DTU 20.12 : guide complet pour la maçonnerie des toitures-terrasses

DTU 20.12 maconnerie toit terrasse

Vous travaillez sur des toitures-terrasses et vous voulez éviter les galères ? Le DTU 20.12 définit les règles du gros œuvre maçonnerie pour les toitures destinées à recevoir un revêtement étanchéité. Cette norme technique, active depuis septembre 1993 et mise à jour par les amendements A1 (juillet 2000) et A2 (novembre 2007), c’est votre bible sur le terrain.


Voici ce qu’il faut retenir :




  • Classification des éléments porteurs selon leur tendance à fissurer (types A, B, C, D)

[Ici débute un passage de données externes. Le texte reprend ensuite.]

+    for (int k = 0; k < ndir; k++) { o_cost[k] = carve(n * 4); o_nnf[k] = carve(n * 4); o_rw[k] = carve(n * 4); o_pn[k] = carve(n * 4); o_pd[k] = carve(n * 4); }
+    const size_t stride = (off + 4095) & ~(size_t)4095;
+    void *slab = nullptr, *tab = nullptr;
+    CHK(get_scratch(ds, stride * npairs, &slab, 0));
+    CHK(get_scratch(ds, (size_t)r->gx * r->gy * 512 * r->G * sizeof(int16_t), &tab, 7));
+    char* S = (char*)slab;
+    for (int p = 0; p < npairs; p++) {
+        CHK(copy_d2d(S + p * stride + o_img[0], d_img1 + p * n, n * 4));
+        CHK(copy_d2d(S + p * stride + o_img[1], d_img2 + p * n, n * 4));
+        for (int k = 0; k < ndir; k++) {
+            CHK(copy_d2d(S + p * stride + o_cost[k], d_cost + (p * ndir + k) * n, n * 4));
+            CHK(copy_d2d(S + p * stride + o_nnf[k], (const char*)d_nnf + (p * ndir + k) * n * 4, n * 4));
+        }
+    }
+    const Batch bt{npairs, stride};
+    CensusBatch cb;
+    cb.n = 2;
+    for (int k = 0; k < 2; k++) {
+        CensusJob& J = cb.job[k];
+        J.census = (uint8_t*)(S + o_cen[k]); J.cpitch = w; J.texels = S + o_pk[k]; J.tpitch = w; J.img = (const uint32_t*)(S + o_img[k]); J.ipitch = w;
+        J.w = w; J.h = h; J.first_block = 0; J.packed = (uint32_t*)(S + o_pc[k]);
+    }
+    launch_census_batch(cb, g_stream, bt);
+    for (int k = 0; k < 2; k++) launch_parity_planes((uint32_t*)(S + o_pp[k]), ppitch, pad, (const uint32_t*)(S + o_pc[k]), w, w, h, g_stream, bt);
+    PmBatch b;
+    b.n = ndir; b.cpitch = w; b.npitch = w; b.npairs = npairs; b.stride = stride;
+    for (int k = 0; k < ndir; k++) {
+        PlanesH P;
+        P.pk1 = S + o_pk[k]; P.pk2 = S + o_pk[k ^ 1]; P.w = w; P.h = h; P.pitch = w;
+        P.pc1 = (const uint32_t*)(S + o_pc[k]); P.pc2 = (const uint32_t*)(S + o_pc[k ^ 1]);
+        P.pp1 = (const uint32_t*)(S + o_pp[k]); P.pp2 = (const uint32_t*)(S + o_pp[k ^ 1]); P.pp_pitch = ppitch; P.pp_pad = pad;
+        b.p[k] = mk_problem(P, (float*)(S + o_cost[k]), (int16_t*)(S + o_nnf[k]), nullptr, nullptr, 0, nullptr, nullptr, nullptr, nullptr, (float*)(S + o_rw[k]));
+    }
+    PmRngDev d = r->dev();
+    launch_pm_rand_table(d, r->work[0][r->cur[0]], (int16_t*)tab, r->G, g_stream);
+    d.rand_tab = (const int16_t*)tab;
+    if (pretest) {
+        if (!pm_search_pretest_ready(b, d, R)) return set_err(EPPM_ERR_ARG, "eppm_test_pm_search: no two-phase search at patch_r %d", R);
+        launch_pm_rest_weight(b, ds->lut_pm, R, g_stream);
+        if (d_pre_n && d_pre_d) {
+            PmPretestSums ps{};
+            for (int k = 0; k < ndir; k++) { ps.n[k] = (float*)(S + o_pn[k]); ps.d[k] = (float*)(S + o_pd[k]); }
+            launch_pm_pretest_probe(b, ds->lut_pm, R, ps, g_stream);
+        }
+    }
+    launch_pm_random_search(b, d, ds->lut_pm, R, g_prm.search_range, g_prm.num_guess, g_stream, pretest != 0);
+    for (int p = 0; p < npairs; p++)
+        for (int k = 0; k < ndir; k++) {
+            CHK(copy_d2d(d_cost + (p * ndir + k) * n, S + p * stride + o_cost[k], n * 4));
+            CHK(copy_d2d((char*)d_nnf + (p * ndir + k) * n * 4, S + p * stride + o_nnf[k], n * 4));
+            if (pretest && d_restw) CHK(copy_d2d(d_restw + (p * ndir + k) * n, S + p * stride + o_rw[k], n * 4));
+            if (pretest && d_pre_n && d_pre_d) {
+                CHK(copy_d2d(d_pre_n + (p * ndir + k) * n, S + p * stride + o_pn[k], n * 4));
+                CHK(copy_d2d(d_pre_d + (p * ndir + k) * n, S + p * stride + o_pd[k], n * 4));
+            }
+        }
+    return finish();
+}
+#endif
+
 extern "C" void baoCudaFlowSmoothing(eppm_float2* d_flow, eppm_uchar4* d_img, int w, int h, size_t img_pitch, size_t flow_pitch)
 {
     LAUNCHER_BEGIN;
diff --git a/eppm_amd/csrc/pm_device.cuh b/eppm_amd/csrc/pm_device.cuh
--- a/eppm_amd/csrc/pm_device.cuh
+++ b/eppm_amd/csrc/pm_device.cuh
@@ -72,6 +72,18 @@
 #endif
 #ifndef EPPM_SEARCH_PK17
 #define EPPM_SEARCH_PK17 1
+#endif
+#ifndef EPPM_SEARCH_PRE_ROWS
+#define EPPM_SEARCH_PRE_ROWS 4
+#endif
+#ifndef EPPM_SEARCH_PRE_FROM
+#define EPPM_SEARCH_PRE_FROM 2
+#endif
+#ifndef EPPM_SEARCH_PRE_COOP_MAX
+#define EPPM_SEARCH_PRE_COOP_MAX 96
+#endif
+#ifndef EPPM_SEARCH_PRE_EPS
+#define EPPM_SEARCH_PRE_EPS 0x1p-13f
 #endif
 
 namespace eppm {
@@ -103,6 +115,7 @@
     p.seed = pair_ptr_opt(p.seed, B.stride, pair);
     p.rng_work = pair_ptr_opt(p.rng_work, B.stride, pair);
     p.rng_work_next = pair_ptr_opt(p.rng_work_next, B.stride, pair);
+    p.restw = pair_ptr_opt(p.restw, B.stride, pair);
     return p;
 }
 
@@ -201,6 +214,48 @@
     return sum.result();
 }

  • Prescriptions techniques pour les pentes, planéité et état de surface

  • Ouvrages particuliers : acrotères, reliefs, dispositifs collecte évacuation eaux

  • Mise en œuvre selon la présence d’isolation thermique

  • Prévention des désordres par le respect des tolérances et joints


Le DTU 20.12 couvre les toitures de pente nulle, plates (1-5%) ou inclinées (>5%), accessibles ou non, en plaine comme en montagne. Il concerne les terrasses piétons, véhicules, techniques, jardins, balcons et loggias surmontant des locaux.

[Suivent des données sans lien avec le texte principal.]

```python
class VanillaNerfEngine:
    def __init__(self, params: Optional[Tensor] = None, device: str = "cuda", lr: float = 5e-4,
                 near: float = 2.0, far: float = 6.0, white_bkgd: bool = True, seed: int = 0,
                 world_size: int = 1, grid_resolution: int = 128, bound: float = 1.5, grid_threshold: float = 0.01):
        self.device = torch.device(device)
        flat = default_init(seed) if params is None else params.detach().float().reshape(-1)
        assert flat.numel() == ops.MLP_PARAM_COUNT
        self.params = flat.to(self.device).contiguous()
        self.exp_avg = torch.zeros_like(self.params)
        self.exp_avg_sq = torch.zeros_like(self.params)
        self.grads = torch.empty_like(self.params)
        self.packed = torch.empty(ops.mlp_packed_bytes(), dtype=torch.uint8, device=self.device)
        self.lr, self.near, self.far = lr, near, far
        self.bg = (torch.ones(3) if white_bkgd else torch.zeros(3)).to(self.device)
        self.step_count = 0
        self.world_size = world_size
        self.grad_scale = torch.full((1,), 1.0 / world_size, device=self.device)
        self._ws: Dict[Tuple[str, int], Tensor] = {}
        self._scalars = torch.zeros(2, 1024, device=self.device)
        self._slots = LapSlots(self._scalars)
        self._infer_stale = False
        self.grid_resolution, self.bound, self.grid_threshold = int(grid_resolution), float(bound), float(grid_threshold)
        self.grid: Optional[Tensor] = None
        self.binary_grid: Optional[Tensor] = None
        self._grid_ws: Dict[Tuple[int, int], Tensor] = {}
        self.seed, self._jitter_counter = int(seed), 0
        self._grid_train_ws: Dict[str, Tensor] = {}
        self.repack()

    def repack(self, training_only: bool = False) -> None:
        ops.mlp_pack(self.params, self.packed, which=1 if training_only else 3)
        self._infer_stale = training_only

    def _inference_weights(self) -> Tensor:
        if self._infer_stale:
            ops.mlp_pack(self.params, self.packed, which=2)
            self._infer_stale = False
        return self.packed

    def state_dict(self, prefix: str = "decoder.") -> Dict[str, Tensor]:
        return {k: v.clone() for k, v in unflatten(self.params, prefix).items()}

    def load_state_dict(self, sd: Dict[str, Tensor], prefix: str = "decoder.") -> None:
        self.params.copy_(flatten_state_dict(sd, prefix).to(self.device))
        self.repack()

    def _buf(self, kind: str, nbytes: int) -> Tensor:
        key = (kind, nbytes)
        if key not in self._ws:
            self._ws[key] = torch.empty(nbytes, dtype=torch.uint8, device=self.device)
        return self._ws[key]

    GRID_SLACK = (1.25, 1 << 20)

    def _grid_buf(self, kind: str, nbytes: int) -> Tensor:
        buf = self._grid_train_ws.get(kind)
        if buf is None or buf.numel() < nbytes:
            buf = None
            self._grid_train_ws.pop(kind, None)
            buf = self._grid_train_ws[kind] = torch.empty(int(nbytes * self.GRID_SLACK[0]) + self.GRID_SLACK[1], dtype=torch.uint8,
                                                          device=self.device)
        return buf

    def prepare_batch(self, rays_o: Tensor, rays_d: Tensor, n_samples: int = 64, u: Optional[Tensor] = None, first_ray: int = 0):
        grid = self._require_grid("prepare_batch")
        jitter = None
        if u is None:
            self._jitter_counter += 1
            jitter = (self.seed, self._jitter_counter)
        return ops.sample_compact_async(rays_o, rays_d, self.near, self.far, n_samples, grid, self.bound, u=u, jitter=jitter,
                                        first_ray=first_ray)

    def _grid_gradients(self, rays_o: Tensor, rays_d: Tensor, target: Tensor, n_samples: int, u, sync_grads, sync_grads_async, mark,
                        prepared) -> Tensor:
        mark = mark or (lambda name: None)
        if prepared is None:
            prepared = self.prepare_batch(rays_o, rays_d, n_samples, u=u)
        z, slots, pts, dirs = prepared.get()
        mark("sample")
        R, n = rays_o.shape[0], pts.shape[0]
        if n == 0:
            self.grads.zero_()
            loss = ((self.bg.expand(R, 3) - target) ** 2).mean()
            mark("fwd")
            mark("loss")
            mark("dgrad")
            if sync_grads_async is not None:
                split = ops._lib.load().nerf_mlp_wgrad_part_split()
                for h in [sync_grads_async(view) for view in (self.grads[split:], self.grads[:split])]:
                    if h is not None:
                        h.wait()
            mark("wgrad")
            if sync_grads is not None:
                sync_grads(self.grads)
            return loss
        stash = self._grid_buf("stash", ops.mlp_stash_bytes(n))
        rgb, sigma = ops.mlp_fwd(self.packed, pts, dirs, None, stash)
        mark("fwd")
        loss, amax = self._slots.take()
        d_rgb, d_sigma, _ = ops.composite_mse_bwd(rgb, sigma, z, rays_d, self.bg, target, loss, slots=slots, amax_accum=amax)
        mark("loss")
        ws = self._grid_buf("bwd", ops.mlp_bwd_workspace_bytes(n))
        if sync_grads_async is not None:
            ops.mlp_bwd_overlapped(self.packed, stash, rgb, sigma, d_rgb, d_sigma, self.grads, ws, sync_grads_async, amax=amax, mark=mark)
# ... 16 lines not shown
        n = R * n_samples
        if z is None:
            if u is None:
                u = torch.rand(R, n_samples, device=self.device)
            z = ops.sample_rays(rays_o, rays_d, self.near, self.far, n_samples, u=u)
            mark("sample")
        stash = self._buf("stash", ops.mlp_stash_bytes(n))
        rgb, sigma = ops.mlp_fwd(self.packed, rays_o, rays_d, z, stash)
        mark("fwd")
        loss, amax = self._slots.take()
        d_rgb, d_sigma, _ = ops.composite_mse_bwd(rgb.view(R, n_samples, 3), sigma.view(R, n_samples), z, rays_d, self.bg,
                                                  target, loss, amax_accum=amax)
        mark("loss")
        if sync_grads_async is not None:
            ops.mlp_bwd_overlapped(self.packed, stash, rgb, sigma, d_rgb.view(n, 3), d_sigma.view(n), self.grads,
                                   self._buf("bwd", ops.mlp_bwd_workspace_bytes(n)), sync_grads_async, amax=amax, mark=mark)
        else:
            ops.mlp_bwd(self.packed, stash, rgb, sigma, d_rgb.view(n, 3), d_sigma.view(n), self.grads,
                        self._buf("bwd", ops.mlp_bwd_workspace_bytes(n)), amax=amax, mark=mark)
        mark("wgrad")
        if sync_grads is not None:
            sync_grads(self.grads)
        return LapSlots.keep(loss)

    def apply_gradients(self) -> None:
        self.step_count += 1
        ops.adam_step(self.params, self.grads, self.exp_avg, self.exp_avg_sq, self.step_count, self.lr,
                      grad_scale=self.grad_scale if self.world_size > 1 else None)
        self.repack(training_only=True)

    def train_step(self, rays_o: Tensor, rays_d: Tensor, target: Tensor, n_samples: int = 64,
                   u: Optional[Tensor] = None, sync_grads=None, sync_grads_async=None, mark=None,
                   z: Optional[Tensor] = None, grid: bool = False, prepared=None) -> Tensor:
        loss = self.compute_gradients(rays_o, rays_d, target, n_samples, u=u, sync_grads=sync_grads,
                                      sync_grads_async=sync_grads_async, mark=mark, z=z, grid=grid, prepared=prepared)
        self.apply_gradients()
        if mark is not None:
            mark("adam+pack")
        return loss

    @torch.no_grad()
    def render_rays(self, rays_o: Tensor, rays_d: Tensor, n_samples: int, u: Optional[Tensor] = None):
        z = ops.sample_rays(rays_o, rays_d, self.near, self.far, n_samples, u=u)
        rgb, sigma = ops.mlp_fwd(self._inference_weights(), rays_o, rays_d, z)
        R = rays_o.shape[0]
        c, depth, acc, _, _ = ops.composite_fwd(rgb.view(R, n_samples, 3), sigma.view(R, n_samples), z, rays_d, self.bg)
        return c, depth, acc

    @torch.no_grad()
    def render_rays_hierarchical(self, rays_o: Tensor, rays_d: Tensor, n_coarse: int, n_fine: int):
        R = rays_o.shape[0]
        z = ops.sample_rays(rays_o, rays_d, self.near, self.far, n_coarse)
        rgb, sigma = ops.mlp_fwd(self._inference_weights(), rays_o, rays_d, z)
        w = ops.composite_fwd(rgb.view(R, n_coarse, 3), sigma.view(R, n_coarse), z, rays_d, self.bg, want_weights=True)[4]
        z_all = ops.sample_pdf(z, w, n_fine)
        S = n_coarse + n_fine
        rgb, sigma = ops.mlp_fwd(self._inference_weights(), rays_o, rays_d, z_all)
        c, depth, acc, _, _ = ops.composite_fwd(rgb.view(R, S, 3), sigma.view(R, S), z_all, rays_d, self.bg)
        return c, depth, acc

    @torch.no_grad()
    def update_grid(self) -> float:
        res = self.grid_resolution
        pts = ops.grid_lattice(self.bound, res, self.device)
        sig = torch.empty(res ** 3, device=self.device)
        zeros = torch.zeros(2 ** 18, 3, device=self.device)
        packed = self._inference_weights()
        for i in range(0, pts.shape[0], 2 ** 18):
            p = pts[i:i + 2 ** 18]
            sig[i:i + 2 ** 18] = ops.mlp_fwd(packed, p, zeros[:p.shape[0]], None)[1]
        binary, ratio = ops.grid_threshold(sig.view(res, res, res), self.grid_threshold)
        if ratio <= 0.0:
            return 0.0
        self.grid, self.binary_grid = sig.view(res, res, res), binary
        return ratio

    def _require_grid(self, what: str) -> Tensor:
        if self.binary_grid is None:
            raise ValueError(f"{what}: no occupancy grid (call update_grid() or set binary_grid first)")
        return self.binary_grid

    @torch.no_grad()
    def render_rays_grid(self, rays_o: Tensor, rays_d: Tensor, n_samples: int):
        grid = self._require_grid("render_rays_grid")
        z, slots, pts, dirs = ops.sample_compact(rays_o, rays_d, self.near, self.far, n_samples, grid, self.bound)
        R = rays_o.shape[0]
        if pts.shape[0] == 0:
            bg = self.bg.expand(R, 3).clone() if self.bg.dim() == 1 else self.bg.clone()
            return bg, torch.zeros(R, device=self.device), torch.zeros(R, device=self.device)
        rgb, sigma = ops.mlp_fwd(self._inference_weights(), pts, dirs, None)
        return ops.composite_indexed(rgb, sigma, slots, z, rays_d, self.bg)

    def _render_image_grid_chain(self, rays_o: Tensor, rays_d: Tensor, n_samples: int, chunk: int) -> Tensor:
        grid = self._require_grid("render_image(grid=True)")
        shape = rays_o.shape[:-1]
        o, d = rays_o.reshape(-1, 3).contiguous(), rays_d.reshape(-1, 3).contiguous()
        chunk = max(1, min(int(chunk), max(o.shape[0], 1)))
        ws = self._grid_ws.get((chunk, n_samples))
        if ws is None:
            ws = self._grid_ws[(chunk, n_samples)] = torch.empty(ops.render_rays_grid_workspace_bytes(chunk, n_samples), dtype=torch.uint8,
                                                                 device=self.device)
        rgb = ops.render_rays_grid_fwd(self._inference_weights(), grid, self.bound, o, d, n_samples, self.near, self.far, self.bg, chunk,
                                       workspace=ws)[0]
        return rgb.view(*shape, 3)

    @torch.no_grad()
    def render_image(self, rays_o: Tensor, rays_d: Tensor, n_samples: int, chunk: int = 65536, n_fine: int = 0, grid=False) -> Tensor:
        if grid:
            if grid is not True and grid != "loop":
                raise ValueError(f"render_image: grid={grid!r} (False, True or 'loop')")
            if n_fine > 0:
# ... 326 lines not shown
```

Comprendre la norme DTU 20.12


Le DTU 20.12 encadre les travaux de gros œuvre maçonnerie des toitures recevant un revêtement étanchéité. Cette norme vise deux objectifs : éviter les désordres des éléments sous-jacents et fournir un support adapté au bon comportement de l’étanchéité.



Domaine d’application et ce qui est exclu


Le DTU 20.12 couvre un large éventail de toitures-terrasses. Il s’applique aux toitures destinées à recevoir différents revêtements : carrelage scellé, dalles sur plots, étanchéité traditionnelle. Les toitures terrasses concernées incluent les terrasses piétons, véhicules légers ou lourds, techniques avec équipements, jardins et aménagements extérieurs.


La norme exclut le béton armé à granulats légers et les dalles armées en béton cellulaire autoclavé. Ces matériaux n’ont pas les caractéristiques mécaniques nécessaires pour tenir le coup sous les sollicitations thermiques et mécaniques.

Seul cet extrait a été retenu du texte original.